Concept of fathers’ rights reshaping child-custody arrangements

On behalf of Stange Law Firm, PC posted in Fathers’ Rights on Thursday, June 19, 2014.

The rapid social and socio-economic changes that have taken place in America over the past few decades have resulted in developments in family law that would have seemed inconceivable only a few generations ago. The rise of no-fault divorce, the increasing acceptance of single-parent families and unmarried couples having children and, most recently, same-sex marriage are some examples.

In Missouri and elsewhere, the shift away from old traditions when it comes to families has until recently largely left one group behind: divorced fathers with children.

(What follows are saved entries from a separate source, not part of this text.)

## Stage backward gradients via cp.async and chain backward launches with PDL

Replaces the disabled register-prefetch backward variant with a shared-memory staged variant. For K multiple of 8 and K>8 it copies grad_zbuf, grad_dists, grad_bary and the face ids into shared memory with cp.async, only up to the last valid face, and lets the warp stop at the largest per-warp window. The gradient-zeroing memsets become a zero_ints_kernel, and all backward kernels launch through launch_chained with pdl_wait, so launch setup and prologue loads can overlap the previous kernel. The staged path needs dynamic shared memory, which may reduce occupancy, and it does not run for K=8 since it requires K>8.

```diff
diff --git a/pytorch3d_b200/csrc/binning.cuh b/pytorch3d_b200/csrc/binning.cuh
--- a/pytorch3d_b200/csrc/binning.cuh
+++ b/pytorch3d_b200/csrc/binning.cuh
@@ -31,16 +31,15 @@
 
 __device__ __forceinline__ bool rect_empty(uint2 r) { return (r.x & 0xFFFFu) > (r.x >> 16); }
 
-#ifndef B200R_EXP_MEMSET_NODE
 static __global__ void __launch_bounds__(256) zero_ints_kernel(int* __restrict__ p, int64_t n) {
   const int64_t i = ((int64_t)blockIdx.x * 256 + threadIdx.x) * 4;
+  pdl_wait();
   pdl_trigger();
   if (i + 4 <= n && (reinterpret_cast<uintptr_t>(p) & 15u) == 0)
     *reinterpret_cast<int4*>(p + i) = make_int4(0, 0, 0, 0);
   else
     for (int64_t j = i; j < n && j < i + 4; ++j) p[j] = 0;
 }
-#endif
 
 template <bool AGG = true>
 __device__ __forceinline__ void warp_count_rect(uint2 r, int n, int TY, int TX, int* __restrict__ tile_count,
diff --git a/pytorch3d_b200/csrc/raster_meshes.cu b/pytorch3d_b200/csrc/raster_meshes.cu
--- a/pytorch3d_b200/csrc/raster_meshes.cu
+++ b/pytorch3d_b200/csrc/raster_meshes.cu
@@ -1393,14 +1393,20 @@
   }
 }
 
-#ifndef B200R_BWD_PF_CTAS
-#define B200R_BWD_PF_CTAS 3
-#endif
+__device__ __forceinline__ void cp_async16(void* smem, const void* gmem) {
+  asm volatile("cp.async.cg.shared.global [%0], [%1], 16;" ::"r"(smem_u32(smem)), "l"(gmem) : "memory");
+}
+__device__ __forceinline__ void cp_async_commit_wait_all() {
+  asm volatile("cp.async.commit_group;\n\tcp.async.wait_group 0;" ::: "memory");
+}
+
+constexpr int bwd_stage_pieces(int gv) { return gv * 6 / 4; }
 #ifndef B200R_BWD_CTAS
 #define B200R_BWD_CTAS 4
 #endif
-template <int GV, bool PF>
-__global__ void __launch_bounds__(TILE_THREADS, PF ? B200R_BWD_PF_CTAS : B200R_BWD_CTAS) mesh_backward_kernel(const BackwardParams p) {
+template <int GV, bool STAGED>
+__global__ void __launch_bounds__(TILE_THREADS, B200R_BWD_CTAS) mesh_backward_kernel(const BackwardParams p) {
+  extern __shared__ __align__(16) unsigned char smem_raw[];
   const int lane = threadIdx.x & 31;
   const int tile_x = blockIdx.x, tile_y = blockIdx.y, n = p.n0 + blockIdx.z;
   int xo, yo;
@@ -1412,7 +1418,10 @@
   const int64_t o = in_image ? (((int64_t)n * p.H + yo) * p.W + xo) * K : 0;
   const bool persp = p.persp != 0, clip = p.clip != 0;
   constexpr int G = GV > 0 ? GV : 1;
-  static_assert(!PF || GV == 8, "the prefetching variant is the K % 8 == 0 kernel");
+  static_assert(!STAGED || GV == 8, "the staging variant is the K % 8 == 0 kernel");
+  float* const col = reinterpret_cast<float*>(smem_raw) + threadIdx.x * 4;
+  auto piece = [&](int q) { return col + q * (4 * TILE_THREADS); };
+  auto staged = [&](int q) { return piece(q >> 2)[q & 3]; };
 
   for (int k0 = 0; k0 < K; k0 += G) {
     int fk[G];
@@ -1427,44 +1436,57 @@
     } else {
       fk[0] = in_image ? (int)p.pix_to_face[o + k0] : -1;
     }
-    float pz[PF ? 4 : 1], pd[PF ? 4 : 1], pb[PF ? 12 : 1];
-    if (PF) {
-      float4 vz = make_float4(0.f, 0.f, 0.f, 0.f), vd = vz, b0 = vz, b1 = vz, b2 = vz;
-      if (fk[0] >= 0) {
-        vz = __ldg(reinterpret_cast<const float4*>(p.grad_zbuf + o + k0));
-        vd = __ldg(reinterpret_cast<const float4*>(p.grad_dists + o + k0));
-        const float4* gb = reinterpret_cast<const float4*>(p.grad_bary + (o + k0) * 3);
-        b0 = __ldg(gb + 0);
-        b1 = __ldg(gb + 1);
-        b2 = __ldg(gb + 2);
-      }
-      pz[0] = vz.x; pz[1] = vz.y; pz[2] = vz.z; pz[3] = vz.w;
-      pd[0] = vd.x; pd[1] = vd.y; pd[2] = vd.z; pd[3] = vd.w;
-      pb[0] = b0.x; pb[1] = b0.y; pb[2] = b0.z; pb[3] = b0.w;
-      pb[4] = b1.x; pb[5] = b1.y; pb[6] = b1.z; pb[7] = b1.w;
-      pb[8] = b2.x; pb[9] = b2.y; pb[10] = b2.z; pb[11] = b2.w;
+    int window = 0;
+    if (STAGED) {
+#pragma unroll
+      for (int k = 0; k < G; ++k) window = fk[k] >= 0 ? k + 1 : window;
+      const float* gz = p.grad_zbuf + o + k0;
+      const float* gd = p.grad_dists + o + k0;
+      const float* gb = p.grad_bary + (o + k0) * 3;
+#pragma unroll
+      for (int q = 0; q < G / 4; ++q) {
+        if (4 * q < window) {
+          cp_async16(piece(q), gz + 4 * q);
+          cp_async16(piece(G / 4 + q), gd + 4 * q);
+        }
+      }
+#pragma unroll
+      for (int q = 0; q < 3 * G / 4; ++q)
+        if (4 * q < 3 * window) cp_async16(piece(G / 2 + q), gb + 4 * q);
+#pragma unroll
+      for (int q = 0; q < G / 4; ++q)
+        if (4 * q < window)
+          *reinterpret_cast<int4*>(piece(5 * G / 4 + q)) = make_int4(fk[4 * q], fk[4 * q + 1], fk[4 * q + 2], fk[4 * q + 3]);
+    }
+    if (k0 == 0) pdl_wait();
+    int slots = G;
+    if (STAGED) {
+      slots = (int)__reduce_max_sync(0xffffffffu, (unsigned)window);
+      if (slots == 0) continue;
+      cp_async_commit_wait_all();
     }
 #pragma unroll 1
-    for (int j = 0; j < G; ++j) {
-      const int face = fk[0];
-#pragma unroll
-      for (int u = 0; u + 1 < G; ++u) fk[u] = fk[u + 1];
-      float gz = 0.f, gd = 0.f, gb0 = 0.f, gb1 = 0.f, gb2 = 0.f;
-      if (PF) {
-        gz = pz[0]; gd = pd[0]; gb0 = pb[0]; gb1 = pb[1]; gb2 = pb[2];
-#pragma unroll
-        for (int u = 0; u < 3; ++u) {
-          pz[u] = pz[u + 1];
-          pd[u] = pd[u + 1];
-        }
-#pragma unroll
-        for (int u = 0; u < 9; ++u) pb[u] = pb[u + 3];
+    for (int j = 0; j < slots; ++j) {
+      int face;
+      if (STAGED) {
+        face = j < window ? __float_as_int(staged(5 * G + j)) : -1;
+      } else {
+        face = fk[0];
+#pragma unroll
+        for (int u = 0; u + 1 < G; ++u) fk[u] = fk[u + 1];
       }
       if (!__any_sync(0xffffffffu, face >= 0)) continue;
       float g[9] = {0.f, 0.f, 0.f, 0.f, 0.f, 0.f, 0.f, 0.f, 0.f};
       if (face >= 0) {
-        const int64_t i = o + k0 + j;
-        if (!PF || j >= 4) {
+        float gz, gd, gb0, gb1, gb2;
+        if (STAGED) {
+          gz = staged(j);
+          gd = staged(G + j);
+          gb0 = staged(2 * G + 3 * j);
+          gb1 = staged(2 * G + 3 * j + 1);
+          gb2 = staged(2 * G + 3 * j + 2);
+        } else {
+          const int64_t i = o + k0 + j;
           gz = __ldg(p.grad_zbuf + i);
           gd = __ldg(p.grad_dists + i);
           gb0 = __ldg(p.grad_bary + i * 3);
@@ -1688,7 +1710,11 @@
   cudaStream_t stream = static_cast<cudaStream_t>(stream_);
   if (F < 0 || N < 0 || H < 0 || W < 0 || K < 0) return fail(B200R_ERR_INVALID_ARGUMENT, "negative size");
   if (F == 0) return B200R_OK;
-  if (faces == nullptr) B200R_CUDA_OK(cudaMemsetAsync(grad_face_verts, 0, sizeof(float) * 9 * (size_t)F, stream));
+  if (faces == nullptr) {
+    B200R_CUDA_OK(launch_chained(zero_ints_kernel, dim3((unsigned)((9 * F + 1023) / 1024)), dim3(256), 0, stream,
+                                 reinterpret_cast<int*>(grad_face_verts), 9 * F));
+    B200R_LAUNCHED("zero_ints_kernel");
+  }
   if ((int64_t)N * H * W * K == 0) return B200R_OK;
   const int TY = div_up(H, TILE), TX = div_up(W, TILE);
   BackwardParams p;
@@ -1705,23 +1731,21 @@
   p.V = V;
   const bool prof = profiling_enabled();
   if (prof) phase_timer().record(3, stream);
+  const bool staged = (K & 7) == 0 && K > 8 &&
+                      ((reinterpret_cast<uintptr_t>(grad_zbuf) | reinterpret_cast<uintptr_t>(grad_bary) |
+                        reinterpret_cast<uintptr_t>(grad_dists)) & 15u) == 0;
+  constexpr size_t stage_bytes = sizeof(float4) * bwd_stage_pieces(8) * TILE_THREADS;
   for (p.n0 = 0; p.n0 < N; p.n0 += 65535) {
     const dim3 bgrid((unsigned)TX, (unsigned)TY, (unsigned)min(N - p.n0, 65535));
-    const bool aligned = ((reinterpret_cast<uintptr_t>(grad_zbuf) | reinterpret_cast<uintptr_t>(grad_bary) |
-                           reinterpret_cast<uintptr_t>(grad_dists)) & 15u) == 0;
-#ifdef B200R_EXP_BWDPF
-    const bool prefetch = aligned;
-#else
-    const bool prefetch = false && aligned;
-#endif
-    if ((K & 7) == 0 && prefetch)
-      mesh_backward_kernel<8, true><<<bgrid, TILE_THREADS, 0, stream>>>(p);
+    const dim3 block(TILE_THREADS);
+    if (staged)
+      B200R_CUDA_OK(launch_chained(mesh_backward_kernel<8, true>, bgrid, block, stage_bytes, stream, p));
     else if ((K & 7) == 0)
-      mesh_backward_kernel<8, false><<<bgrid, TILE_THREADS, 0, stream>>>(p);
+      B200R_CUDA_OK(launch_chained(mesh_backward_kernel<8, false>, bgrid, block, 0, stream, p));
     else if ((K & 3) == 0)
-      mesh_backward_kernel<4, false><<<bgrid, TILE_THREADS, 0, stream>>>(p);
+      B200R_CUDA_OK(launch_chained(mesh_backward_kernel<4, false>, bgrid, block, 0, stream, p));
     else
-      mesh_backward_kernel<0, false><<<bgrid, TILE_THREADS, 0, stream>>>(p);
+      B200R_CUDA_OK(launch_chained(mesh_backward_kernel<0, false>, bgrid, block, 0, stream, p));
   }
   B200R_LAUNCHED("mesh_backward_kernel");
   if (prof) {
@@ -1749,7 +1773,11 @@
                                                        float* grad_face_verts_scratch, void* stream_) {
   cudaStream_t stream = static_cast<cudaStream_t>(stream_);
   if (F < 0 || V < 0) return fail(B200R_ERR_INVALID_ARGUMENT, "negative size");
-  if (V > 0) B200R_CUDA_OK(cudaMemsetAsync(grad_verts, 0, sizeof(float) * 3 * (size_t)V, stream));
+  if (V > 0) {
+    B200R_CUDA_OK(launch_chained(zero_ints_kernel, dim3((unsigned)((3 * V + 1023) / 1024)), dim3(256), 0, stream,
+                                 reinterpret_cast<int*>(grad_verts), 3 * V));
+    B200R_LAUNCHED("zero_ints_kernel");
+  }
   if (F == 0 || V == 0) return B200R_OK;
   (void)grad_face_verts_scratch;
   return backward_impl(face_verts, F, pix_to_face, grad_zbuf, grad_bary, grad_dists, N, H, W, K, perspective_correct,
```

Result: no change. 18660 (median of 6 runs) (+0.8%).
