+    __device__ __forceinline__ explicit leaf_f2(const KA& ka) : a(ka), c0(nullptr) {}
+    __device__ __forceinline__ void seek(size_t k) { c0 = a->c0 + (size_t)blockIdx.z * a->val_seg + k * a->arity; }
+    __device__ __forceinline__ unsigned words() const { return 2 * a->arity; }
+    __device__ __forceinline__ view open() const {
+        return view{c0, (size_t)(reinterpret_cast<uintptr_t>(a->c1) - reinterpret_cast<uintptr_t>(a->c0))};
+    }
+    __device__ __forceinline__ uint64_t word(unsigned m) const { return open().word(m); }
 };
 
 
@@ -85,6 +140,15 @@
         if (!live) item = n - 1;
         return true;
     }
+    __device__ __forceinline__ void retake(size_t n) {
+        unsigned t = threadIdx.x;
+#if defined(__HIP_DEVICE_COMPILE__)
+        asm volatile("" : "+v"(t));
+#endif
+        item = (size_t)blockIdx.x * blockDim.x + t;
+        live = item < n;
+        if (!live) item = n - 1;
+    }
     __device__ __forceinline__ void clear(state_t& s) const {
 #pragma unroll
         for (int i = 0; i < 12; i++) s[i] = 0;
@@ -92,9 +156,10 @@
     template <bool RAGGED, class Src, class I>
     __device__ __forceinline__ void load(state_t& s, const Src& src, I c, I n) const {
         if (!RAGGED) {
+            const auto w = src.open();
             uint64_t v[8];
 #pragma unroll
-            for (int i = 0; i < 8; i++) v[i] = src.word(c + i);
+            for (int i = 0; i < 8; i++) v[i] = w.word(c + i);
 #pragma unroll
             for (int i = 0; i < 8; i++) s[i] = v[i];
         } else {
@@ -103,7 +168,7 @@
                 if ((I)i < n - c) s[i] = src.word(c + i);
         }
     }
-    __device__ __forceinline__ void permute(state_t& s, int out) const { poseidon_permute_out_t(s, out, mds); }
+    __device__ __forceinline__ void permute(state_t& s, int out) const { poseidon_permute_out_t<false>(s, out, mds); }
     template <class Src>
     __device__ __forceinline__ void copy(state_t& s, const Src& src) const {
         for (size_t c = 0; c < src.words(); c++) s[c] = src.word(c);
@@ -196,30 +261,33 @@
     }
 };
 
-template <class Form, class Src, bool CHUNK = false>
-__device__ __forceinline__ void merkle_leaves_body(Src src, size_t n, gl_t* __restrict__ digests, size_t dig_seg, gl_t* __restrict__ state = nullptr,
-                                                   int first = 1, int last = 1) {
+template <class Form, template <class> class Src, bool CHUNK = false, class Args>
+__device__ __forceinline__ void merkle_leaves_body(const Args& args) {
+    typedef kernel_args<Args, Form::LANES == 1> KA;
+    const KA a(args);
     Form f;
-    if (!f.take(n)) return;
+    if (!f.take(a->n)) return;
+    Src<KA> src(a);
     src.seek(f.item);
-    digests += (size_t)blockIdx.z * dig_seg;
     typename Form::state_t s;
     if constexpr (CHUNK) {
-        if (first) f.clear(s);
-        else f.load_state(s, state, n);
+        if (a->first) f.clear(s);
+        else f.load_state(s, a->state, a->n);
     } else {
         f.clear(s);
     }
-    const auto nw = src.words();
-    constexpr bool NOOP = Form::LANES == 1 && !CHUNK && !Src::WHOLE;
+    auto nw = src.words();
+    constexpr bool WHOLE = Src<KA>::WHOLE;
+    constexpr bool NOOP = Form::LANES == 1 && !CHUNK && !WHOLE;
     if (NOOP && nw <= 4) {
         if constexpr (NOOP) f.copy(s, src);
     } else {
         decltype(src.words()) c = 0;
         for (; CHUNK ? c + 8 <= nw : c < nw; c += 8) {
-            if (Src::WHOLE || CHUNK || (Form::LANES == 1 && nw - c >= 8)) f.template load<false>(s, src, c, nw);
+            if (WHOLE || CHUNK || (Form::LANES == 1 && nw - c >= 8)) f.template load<false>(s, src, c, nw);
             else f.template load<true>(s, src, c, nw);
-            f.permute(s, c + 16 <= nw ? POSEIDON_OUT_CAPACITY : ((Src::WHOLE || c + 8 >= nw) && !CHUNK ? POSEIDON_OUT_DIGEST : POSEIDON_OUT_ALL));
+            f.permute(s, c + 16 <= nw ? POSEIDON_OUT_CAPACITY : ((WHOLE || c + 8 >= nw) && !CHUNK ? POSEIDON_OUT_DIGEST : POSEIDON_OUT_ALL));
+            nw = src.words();
         }
         if constexpr (CHUNK) {
             if (c < nw) {
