@@ -167,20 +187,31 @@
                 bulk_g2s(base + SM_F32, blob + TCB_F32, TCB_F32_FLOATS * 4, BAR(B_W0RDY));
                 bulk_g2s(base + SM_W2T, blob + TCB_W2T, 8192, BAR(B_W0RDY));
                 uint32_t cnt = 0;
-                for (int64_t tile = blockIdx.x; tile < ntiles; tile += gridDim.x) {
+                for (int64_t tile = blockIdx.x; tile - blockIdx.x % CL < ntiles; tile += gridDim.x) {
                     for (int i = 0; i < STAGES_PER_TILE; ++i, ++cnt) {
                         const uint32_t s = cnt % NSTAGE, ph = (cnt / NSTAGE) & 1;
-                        mbar_wait(BAR(B_EMPTY0 + s), ph ^ 1);
+                        MLP_TIMED(t_wait, mbar_wait(BAR(B_EMPTY0 + s), ph ^ 1));
                         const uint32_t dst = base + SM_STAGE + s * STAGE_BYTES, full = BAR(B_FULL0 + s);
                         mbar_expect_tx(full, STAGE_BYTES);
                         const uint8_t *src = i < 16 ? blob + TCB_W1 + (size_t)i * 32768 : blob + TCB_W2 + (size_t)(i - 16) * 32768;
-                        bulk_g2s(dst, src, STAGE_BYTES, full);
+                        if (CL == 1) {
+                            bulk_g2s(dst, src, STAGE_BYTES, full);
+                        } else {
+                            constexpr uint32_t PART = STAGE_BYTES / CL;
+                            const uint32_t rank = blockIdx.x % CL;
+                            bulk_g2s_multicast(dst + rank * PART, src + rank * PART, PART, full, (uint16_t)((1u << CL) - 1));
+                        }
                     }
                 }
+                for (int i = 0; CL > 1 && i < NSTAGE; ++i, ++cnt)
+                    mbar_wait(BAR(B_EMPTY0 + cnt % NSTAGE), ((cnt / NSTAGE) & 1) ^ 1);
+#ifdef ICON_MLP_STATS
+                if (blockIdx.x < MLP_STATS_CTAS) g_mlp_stats[blockIdx.x][3] = t_wait;
+#endif
             }
         } else {
             const int gt = tid - 9 * 32;
-            for (uint32_t it = 0; blockIdx.x + (int64_t)it * gridDim.x < ntiles; ++it) {
+            for (uint32_t it = 0; blockIdx.x - blockIdx.x % CL + it * gridDim.x < (uint32_t)ntiles; ++it) {
                 const int b = it & 1;
                 mbar_wait(BAR(B_XEMPTY0 + b), ((it >> 1) & 1) ^ 1);
                 uint8_t *xs = sm + SM_X0 + b * X0_SLOT;
@@ -209,24 +240,35 @@
     const int rf = 64 * g + 16 * (warp & 3) + (lane >> 2);
     const int cq = 2 * (lane & 3);
     uint32_t cnt = 0;
+#ifdef ICON_MLP_STATS
+    long long t_xwait = 0;
+#endif
     auto stage_wait = [&](uint32_t c) {
         const uint32_t s = c % NSTAGE;
-        mbar_wait(BAR(B_FULL0 + s), (c / NSTAGE) & 1);
+        MLP_TIMED(t_wait, mbar_wait(BAR(B_FULL0 + s), (c / NSTAGE) & 1));
         return s;
     };
     auto warp_arrive = [&](int bar) {
         __syncwarp();
         if (lane == 0) mbar_arrive(BAR(bar));
     };
+    auto release_stage = [&](uint32_t s) {
+        if (CL == 1) {
+            warp_arrive(B_EMPTY0 + s);
+        } else {
+            __syncwarp();
+            if (lane < CL) mbar_arrive_cluster(mapa(BAR(B_EMPTY0 + s), lane));
+        }
+    };
     const uint64_t dw2th = desc_nosw(base + SM_W2T, 2048, 128), dw2tl = desc_nosw(base + SM_W2T + 4096, 2048, 128);
     mbar_wait(BAR(B_W0RDY), 0);
 
     uint32_t it = 0;
-    for (int64_t tile = blockIdx.x; tile < ntiles; tile += gridDim.x, ++it) {
+    for (int64_t tile = blockIdx.x; tile - blockIdx.x % CL < ntiles; tile += gridDim.x, ++it) {
         const int b = it & 1;
         const uint32_t xs = base + SM_X0 + b * X0_SLOT;
         const uint64_t dx0h = desc_nosw(xs + X0_H + g * 1024, 2048, 128), dx0l = desc_nosw(xs + X0_L + g * 1024, 2048, 128);
-        mbar_wait(BAR(B_XFULL0 + b), (it >> 1) & 1);
+        MLP_TIMED(t_xwait, mbar_wait(BAR(B_XFULL0 + b), (it >> 1) & 1));
 
         auto layer0 = [&](int j, float (&a0)[32]) {
             const uint64_t w0h = desc_nosw(base + SM_W0 + j * 1024, 8192, 128), w0l = w0h + (16384 >> 4);
@@ -239,7 +281,7 @@
         float acc1[128];
         auto layer1 = [&](int j, uint32_t (&ch)[4][4], uint32_t (&cl)[4][4], uint32_t (&nh)[4][4], uint32_t (&nl)[4][4]) {
             wait<0>();
-            if (j) { warp_arrive(B_EMPTY0 + (cnt - 2) % NSTAGE); warp_arrive(B_EMPTY0 + (cnt - 1) % NSTAGE); }
+            if (j) { release_stage((cnt - 2) % NSTAGE); release_stage((cnt - 1) % NSTAGE); }
             float a0[32];
             if (j < 7) layer0(j + 1, a0);
             const uint32_t s = stage_wait(cnt);
@@ -275,8 +317,8 @@
         }
         wait<0>();
         fence_regs(acc1);
-        warp_arrive(B_EMPTY0 + (cnt - 2) % NSTAGE);
-        warp_arrive(B_EMPTY0 + (cnt - 1) % NSTAGE);
+        release_stage((cnt - 2) % NSTAGE);
+        release_stage((cnt - 1) % NSTAGE);
 
         float acc2[64];
         auto layer2 = [&](int c, uint32_t (&ch)[4][4], uint32_t (&cl)[4][4]) {
@@ -293,7 +335,7 @@
             ++cnt;
             if (c) {
                 wait<1>();
-                warp_arrive(B_EMPTY0 + (cnt - 2) % NSTAGE);
+                release_stage((cnt - 2) % NSTAGE);
             }
         };
         act_frag64(acc1, sb1 + cq, xh, xl);
@@ -311,7 +353,7 @@
         commit();
         wait<0>();
         fence_regs(acc2);
-        warp_arrive(B_EMPTY0 + (cnt - 1) % NSTAGE);
+        release_stage((cnt - 1) % NSTAGE);
 
         const float *x0f = reinterpret_cast<const float *>(sm + (xs - base) + X0_F);
         float s0 = 0.f, s1 = 0.f;
@@ -339,30 +381,81 @@
         }
         warp_arrive(B_XEMPTY0 + b);
     }
-}
-
-template <int MODE>
+#ifdef ICON_MLP_STATS
+    if (lane == 0 && blockIdx.x < MLP_STATS_CTAS) {
+        unsigned long long *st = g_mlp_stats[blockIdx.x];
+        atomicAdd(st + 1, (unsigned long long)t_wait);
+        atomicAdd(st + 2, (unsigned long long)t_xwait);
+        if (warp == 0) {
+            unsigned smid;
+            asm volatile("mov.u32 %0, %%smid;" : "=r"(smid));
+            st[0] = clock64() - t_start; st[4] = it; st[5] = ns_start; st[6] = globaltimer(); st[7] = smid;
+        }
+    }
+#endif
+}
+
+static int g_mlp_cluster = MLP_CLUSTER;
+
+template <int MODE, int CL>
 int launch_mlp_tc_t(const QueryParams &q, const void *blob, cudaStream_t stream) {
     static bool attr_set[ICON_MAX_DEVICES] = {};
-    if (device_needs_setup(attr_set)) {
-        ICON_CUDA(cudaFuncSetAttribute(k_query_mlp_tc<MODE>, cudaFuncAttributeMaxDynamicSharedMemorySize, TC_SMEM_BYTES));
-    }
-
-    const int sms = device_sm_count();
-    const int64_t ntiles = (q.N + TC_M - 1) / TC_M;
-    const unsigned grid = (unsigned)(ntiles < sms ? ntiles : sms);
-    k_query_mlp_tc<MODE><<<grid, TC_THREADS, TC_SMEM_BYTES, stream>>>(q, (const uint8_t *)blob);
+    static int max_clusters[ICON_MAX_DEVICES] = {};
+    cudaLaunchConfig_t cfg = {};
+    cudaLaunchAttribute attr[1];
+    attr[0].id = cudaLaunchAttributeClusterDimension;
+    attr[0].val.clusterDim.x = CL; attr[0].val.clusterDim.y = 1; attr[0].val.clusterDim.z = 1;
+    cfg.blockDim = dim3(TC_THREADS); cfg.dynamicSmemBytes = TC_SMEM_BYTES; cfg.stream = stream;
+    cfg.attrs = attr; cfg.numAttrs = CL > 1 ? 1 : 0;
+    int dev = 0;
+    if (device_needs_setup(attr_set, &dev)) {
+        ICON_CUDA(cudaFuncSetAttribute(k_query_mlp_tc<MODE, CL>, cudaFuncAttributeMaxDynamicSharedMemorySize, TC_SMEM_BYTES));
+        int n = device_sm_count() / CL;
+        if (CL > 1) {
+            cfg.gridDim = dim3(CL * n);
+            ICON_CUDA(cudaOccupancyMaxActiveClusters(&n, k_query_mlp_tc<MODE, CL>, &cfg));
+        }
+        max_clusters[dev] = n;
+    }
+    if (max_clusters[dev] < 1) {
+        set_error("k_query_mlp_tc: no cluster of %d CTAs fits on device %d", CL, dev);
+        return ICON_ECUDA;
+    }
+    const int64_t ngroups = ((q.N + TC_M - 1) / TC_M + CL - 1) / CL;
+    cfg.gridDim = dim3((unsigned)(CL * (ngroups < max_clusters[dev] ? ngroups : max_clusters[dev])));
+    ICON_CUDA(cudaLaunchKernelEx(&cfg, k_query_mlp_tc<MODE, CL>, q, (const uint8_t *)blob));
     ICON_LAUNCHED();
     return ICON_OK;
 }
 
+template <int MODE>
+int launch_mlp_tc_m(const QueryParams &q, const void *blob, cudaStream_t stream) {
+    return g_mlp_cluster == 1 ? launch_mlp_tc_t<MODE, 1>(q, blob, stream) : launch_mlp_tc_t<MODE, MLP_CLUSTER>(q, blob, stream);
+}
+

Many divorce outcomes have remained consistent in the granting of child custody to the mother, relegating the father to visitation and child support obligations.

Lately, however, this vestige of old family traditions has begun to give way to a new way of thinking: divorced fathers are demanding equal custody rights.

The manifestations of this shift can be seen mainly in two areas: state legislative efforts to make family laws more “gender-neutral,” in which Missouri is considered to be on the leading edge, and the rise of family law attorneys and law firms that cater to what has been described as a growing “fathers’ rights” movement.

The reasons underlying the new willingness of fathers to become more insistent on preserving their involvement with their children after a divorce are in large measure attributable to three developments:

  • A growing body of scientific data indicates that the best interest of the child is served by an active involvement of the father.
  • Anecdotal evidence suggests that many of today’s family law attorneys and judges grew up in families affected by divorce, and have from their own experience come to value a greater involvement of fathers with children.
  • Fathers have grown more willing to accept changes in the old notions of family and divorce to contemplate a re-examination of their own roles in a post-separation custodial arrangement.

Like society itself, the institutions of marriage and family are undergoing a change that can create opportunities for new ways of thinking about a father’s continuing role with his children after a marriage ends.